The RP’s Connection to Volition and Awareness

Although most experiments that measure the RP involve subjects intentionally willing their movements, few have explicitly tested the relationship between the RP and awareness of the intention to act. One study [38] explored whether the presence or absence of an RP-like signal correlates with an individual’s feeling of intending when engaging in self-paced movements. Subjects’ awareness of their intentions to act were probed at different times during a self-paced movement task using an EEG-based brain–computer interface (BCI). Subjects were more likely to report a conscious intention when the probe (a sensory cue) was triggered by an RP-like signal, compared with when the probe was triggered by the absence of an RP-like signal. In a similar vein, a different group [39] interrupted subjects at random times while they performed a self-paced motor task. Subjects were instructed to react to the interruption (by pressing a button) only if they happened to be preparing to move at the time. An RP-like signal was more prominent preceding interruptions when there was awareness of movement intention. However, other work [40] argues against there being a relationship: researchers found that when subjects were hypnotized to move their wrist without conscious intention, canonical (average) RPs were still evident, suggesting that RPs can occur before movement even in the absence of conscious willing.

Nonclassical Interpretations of the RP

The RP is generated by sampling only epochs that culminate in movement. In Libet-like tasks we never observe what happens when movement is not triggered. This raises the possibility that the RP is due to biased sampling, an artifact of the analysis process. This insight underlies a family of models that offer an entirely different interpretation of the RP. This class of models, known as ‘stochastic decision models’ (SDMs), envision the RP as a necessary consequence of trial averaging coupled with at least a tendency for movement onset to coincide with negative deflections in electrical potential.
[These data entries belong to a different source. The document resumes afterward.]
template <bool FUSED_REL, bool F16 = false>
__global__ __launch_bounds__(512, 1) void attn_global_pp_kernel(AttnArgs p) {
  using E = h16<F16>;
  constexpr int NKD = 3, ND = 5;
  extern __shared__ __attribute__((aligned(16))) unsigned char smem_raw[];
  typedef __attribute__((address_space(3))) unsigned char* lds_ptr;
  float* sRh = reinterpret_cast<float*>(smem_raw + PP_NST * (PP_KBYTES + PP_VBYTES));

  const int tid = threadIdx.x;
  const int lane = tid & 63;
  const int wave = __builtin_amdgcn_readfirstlane(tid >> 6);
  const int grp = wave >> 2;
  const int fr = lane & 15, fh = lane >> 4;
  const int nqb = p.Nq / PPQ;
  const int nbh = p.B * p.H;
  int bh_id, qblk;
  {
    const int id = blockIdx.x;
    if ((nbh & 15) == 0 && (p.H & 1) == 0) {
      const int x = id & 7, seq = id / (8 * nqb);
      bh_id = 16 * (seq >> 1) + 2 * x + (seq & 1);
      qblk = (id >> 3) % nqb;
    } else if ((nbh & 7) == 0) {
      bh_id = (id & 7) + 8 * (id / (8 * nqb));
      qblk = (id >> 3) % nqb;
    } else {
      bh_id = id / nqb;
      qblk = id - bh_id * nqb;
    }
  }
  const int b = bh_id / p.H, h = bh_id - b * p.H;
  const int q0 = qblk * PPQ;
  const bf16_t* qb = p.q + (long)b * p.q_sb + (long)h * p.q_sh;
  const bf16_t* kb = p.k + (long)b * p.k_sb + (long)h * p.k_sh;
  const long bh = (long)b * p.H + h;
  const int nkt = p.Nk / KT;

  auto fence_barrier_early = [&]() {
    __builtin_amdgcn_sched_barrier(0);
    __builtin_amdgcn_s_barrier();
    __builtin_amdgcn_sched_barrier(0);
  };
  constexpr int NINS = PP_KINS + PP_VINS;
  unsigned d_off[3];
  const unsigned v_minus_k = (unsigned)((p.v - p.k) * 2);
  int n_kins = 0, n_vins = 0;
#pragma unroll
  for (int i = 0; i < 3; ++i) {
    const int n = wave + 8 * i;
    unsigned off = 0;
    if (n < PP_KINS) {
      const int g = n * 64 + lane, row = g / PP_CPR, c = g - row * PP_CPR;
      off = (unsigned)(row * p.k_st * 2) + c * 16;
      ++n_kins;
    } else if (n < NINS) {
      const int g = (n - PP_KINS) * 64 + lane, row = g / PP_CPR, c = g - row * PP_CPR;
      off = v_minus_k + (unsigned)(row * p.v_st * 2) + c * 16;
      ++n_vins;
    }
    d_off[i] = off;
  }
  const unsigned k_step = (unsigned)(KT * p.k_st * 2), v_step = (unsigned)(KT * p.v_st * 2);
  const unsigned ldsK0 = (unsigned)(uintptr_t)(lds_ptr)smem_raw;
  const unsigned ldsV0 = ldsK0 + PP_NST * PP_KBYTES;
  auto issue = [&](int kt_k, int kt_v) -> int {
#pragma unroll
    for (int i = 0; i < 3; ++i) {
      const int n = wave + 8 * i;
      if (n < PP_KINS) {
        if (kt_k < nkt) {
          const unsigned m0v = ldsK0 + (kt_k % PP_NST) * PP_KBYTES + n * 1024;
          const unsigned off = d_off[i] + kt_k * k_step;
          asm volatile("s_mov_b32 m0, %2\n\ts_nop 0\n\tglobal_load_lds_dwordx4 %0, %1" ::"v"(off), "s"(kb), "s"(m0v) : "memory");
        }
      } else if (n < NINS) {
        if (kt_v < nkt) {
          const unsigned m0v = ldsV0 + (kt_v % PP_NST) * PP_VBYTES + (n - PP_KINS) * 1024;
          const unsigned off = d_off[i] + kt_v * v_step;
          asm volatile("s_mov_b32 m0, %2\n\ts_nop 0\n\tglobal_load_lds_dwordx4 %0, %1" ::"v"(off), "s"(kb), "s"(m0v) : "memory");
        }
      }
    }
    return (kt_k < nkt ? n_kins : 0) + (kt_v < nkt ? n_vins : 0);
  };
  const float sl2 = p.scale * LOG2E;
  bf16x8 qf[2][NKD];
  float relw_r[2][4][4];
  int qloc[2];
#pragma unroll
  for (int qt = 0; qt < 2; ++qt) {
    qloc[qt] = wave * 32 + qt * 16 + fr;
    const int qi = q0 + qloc[qt];
#pragma unroll
    for (int kd = 0; kd < NKD; ++kd) {
      const int col = kd * 32 + fh * 8;
      uint4 r = make_uint4(0, 0, 0, 0);
      if (col < PP_D) {
        float qv[8];
        load8h<F16>(qb + (long)qi * p.q_st + col, qv);
#pragma unroll
        for (int j = 0; j < 8; ++j) qv[j] *= sl2;
        r.x = E::pack2(qv[0], qv[1]); r.y = E::pack2(qv[2], qv[3]);
        r.z = E::pack2(qv[4], qv[5]); r.w = E::pack2(qv[6], qv[7]);
      }
      qf[qt][kd] = __builtin_bit_cast(bf16x8, r);
    }
  }
  if constexpr (FUSED_REL) {
    constexpr int SCR = KT + 4;
    static_assert(8 * 32 * SCR * 4 <= PP_NST * (PP_KBYTES + PP_VBYTES), "rel_w scratch fits the stage area");
    float* scr = reinterpret_cast<float*>(smem_raw) + wave * 32 * SCR;
    const int tok0 = q0 + wave * 32;
    const int qh = tok0 / KT, qwb = tok0 - qh * KT;
    const int nrow = 2 * KT - 2;
    bf16x8 qr[2][NKD];
#pragma unroll
    for (int qt = 0; qt < 2; ++qt)
#pragma unroll
      for (int kd = 0; kd < NKD; ++kd) {
        const int col = kd * 32 + fh * 8;
        uint4 r = make_uint4(0, 0, 0, 0);
        if (col < PP_D) r = *reinterpret_cast<const uint4*>(qb + (long)(q0 + qloc[qt]) * p.q_st + col);
        qr[qt][kd] = __builtin_bit_cast(bf16x8, r);
      }
    auto table_frag = [&](const bf16_t* tab, int row, int kd) {
      const int col = kd * 32 + fh * 8;
      uint4 r = make_uint4(0, 0, 0, 0);
      if (col < PP_D) r = *reinterpret_cast<const uint4*>(tab + (long)min(row, nrow) * PP_D + col);
      return __builtin_bit_cast(bf16x8, r);
    };
#pragma unroll
    for (int j = 0; j < 4; ++j) {
      f32x4 a0 = {0.f, 0.f, 0.f, 0.f}, a1 = {0.f, 0.f, 0.f, 0.f};
#pragma unroll
      for (int kd = 0; kd < NKD; ++kd) {
        const bf16x8 tf = table_frag(p.tab_h, qh + 16 * j + fr, kd);
// ... 387 lines not shown
        if (key == Nk - 1) { kr[u] = knew_bits; vr[u] = vnew_bits; }
      } else {
        kr[u] = *reinterpret_cast<const uint4*>(kb + (long)key * p.k_st);
        vr[u] = *reinterpret_cast<const uint4*>(vb + (long)key * p.v_st);
      }
    }
#pragma unroll
    for (int u = 0; u < DEC_UNROLL; ++u) {
      const int key = (it0 + u) * 4 + g;
      const unsigned kw[4] = {kr[u].x, kr[u].y, kr[u].z, kr[u].w};
      float s = 0.f;
#pragma unroll
      for (int j = 0; j < 4; ++j) {
        s = __builtin_fmaf(qv[2 * j], E::lo(kw[j]), s);
        s = __builtin_fmaf(qv[2 * j + 1], E::hi(kw[j]), s);
      }
      s = row16_sum(s);
      s = key < Nk ? s : -INFINITY;
      const float m_new = fmaxf(m_run, s);
      const float alpha = __builtin_amdgcn_exp2f(m_run - m_new);
      const float pr = __builtin_amdgcn_exp2f(s - m_new);
      m_run = m_new;
      l_run = l_run * alpha + pr;
      const unsigned vw[4] = {vr[u].x, vr[u].y, vr[u].z, vr[u].w};
#pragma unroll
      for (int j = 0; j < 4; ++j) {
        o[2 * j] = o[2 * j] * alpha + pr * E::lo(vw[j]);
        o[2 * j + 1] = o[2 * j + 1] * alpha + pr * E::hi(vw[j]);
      }
    }
  }
  float m_all = fmaxf(m_run, __shfl_xor(m_run, 16, 64));
  m_all = fmaxf(m_all, __shfl_xor(m_all, 32, 64));
  const float w = __builtin_amdgcn_exp2f(m_run - m_all);
  float l = l_run * w;
  l += __shfl_xor(l, 16, 64);
  l += __shfl_xor(l, 32, 64);
#pragma unroll
  for (int j = 0; j < 8; ++j) {
    float x = o[j] * w;
    x += __shfl_xor(x, 16, 64);
    x += __shfl_xor(x, 32, 64);
    o[j] = x;
  }
  if (!SPLIT) {
#pragma unroll
    for (int j = 0; j < 8; ++j) o[j] /= l;
    if (g == 0) store8h<F16>(p.o + (long)b * p.o_sb + (long)h * p.o_sh + c * 8, o);
    return;
  }
  if (g == 0) {
#pragma unroll
    for (int j = 0; j < 8; ++j) s_o[wave][c * 8 + j] = o[j];
    if (c == 0) { s_ml[wave][0] = m_all; s_ml[wave][1] = l; }
  }
  __syncthreads();
  if (wave == 0 && g == 0) {
    float M = s_ml[0][0];
#pragma unroll
    for (int w4 = 1; w4 < NW; ++w4) M = fmaxf(M, s_ml[w4][0]);
    float L = 0.f, acc[8] = {0.f, 0.f, 0.f, 0.f, 0.f, 0.f, 0.f, 0.f};
#pragma unroll
    for (int w4 = 0; w4 < NW; ++w4) {
      const float f = __builtin_amdgcn_exp2f(s_ml[w4][0] - M);
      L += s_ml[w4][1] * f;
#pragma unroll
      for (int j = 0; j < 8; ++j) acc[j] += s_o[w4][c * 8 + j] * f;
    }
#pragma unroll
    for (int j = 0; j < 8; ++j) acc[j] /= L;
    store8h<F16>(p.o + (long)b * p.o_sb + (long)h * p.o_sh + c * 8, acc);
  }
}

}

The first of these, the accumulation-to-bound model (AtBM) [41-43] holds that the precise moment of movement onset is partly determined by ongoing stochastic fluctuations in neural activity, especially when the imperative to move is weak or absent (Figure 1, Key Figure and Box 4). These fluctuations appear in the movement-locked average as a slow buildup. According to SDMs, the RP reflects neural activity antecedent to the decision to move, or perhaps the process of arriving at a decision to move, rather than the outcome of a decision to move. Thus, unlike the classical interpretation, which is an early-decision account, the SDMs offer a late-decision account (Figure 1).
Figure 1.

Key Figure

Early- versus Late-Decision Accounts of the Readiness Potential (RP)/the Stochastic Accumulator Model

(A) Early-decision accounts of the RP propose that the onset of the RP marks an inflection point in neural activity, the start of a process of planning and preparation for movement that culminates in a movement at t0. According to early-decision accounts, the neural decision to initiate movement is marked by the onset of the RP. (B) In late-decision accounts, the RP reflects the average time course of ongoing spontaneous fluctuations in neural firing rate, recruitment, or excitability when data are time-locked to crests in those fluctuations. The accumulation-to-bound model (AtBM; C–F) offers a late-decision account of the RP. The AtBM accounts for the RP using a leaky stochastic accumulator. The distribution of first crossing times (blue arrows in C) can be used to account for the distribution of waiting times in Libet’s [2] task (E). When the decision variable is time-locked to the threshold crossing (D), its average trajectory (sign reversed) as it approaches the threshold can be fit to the shape of the RP (F).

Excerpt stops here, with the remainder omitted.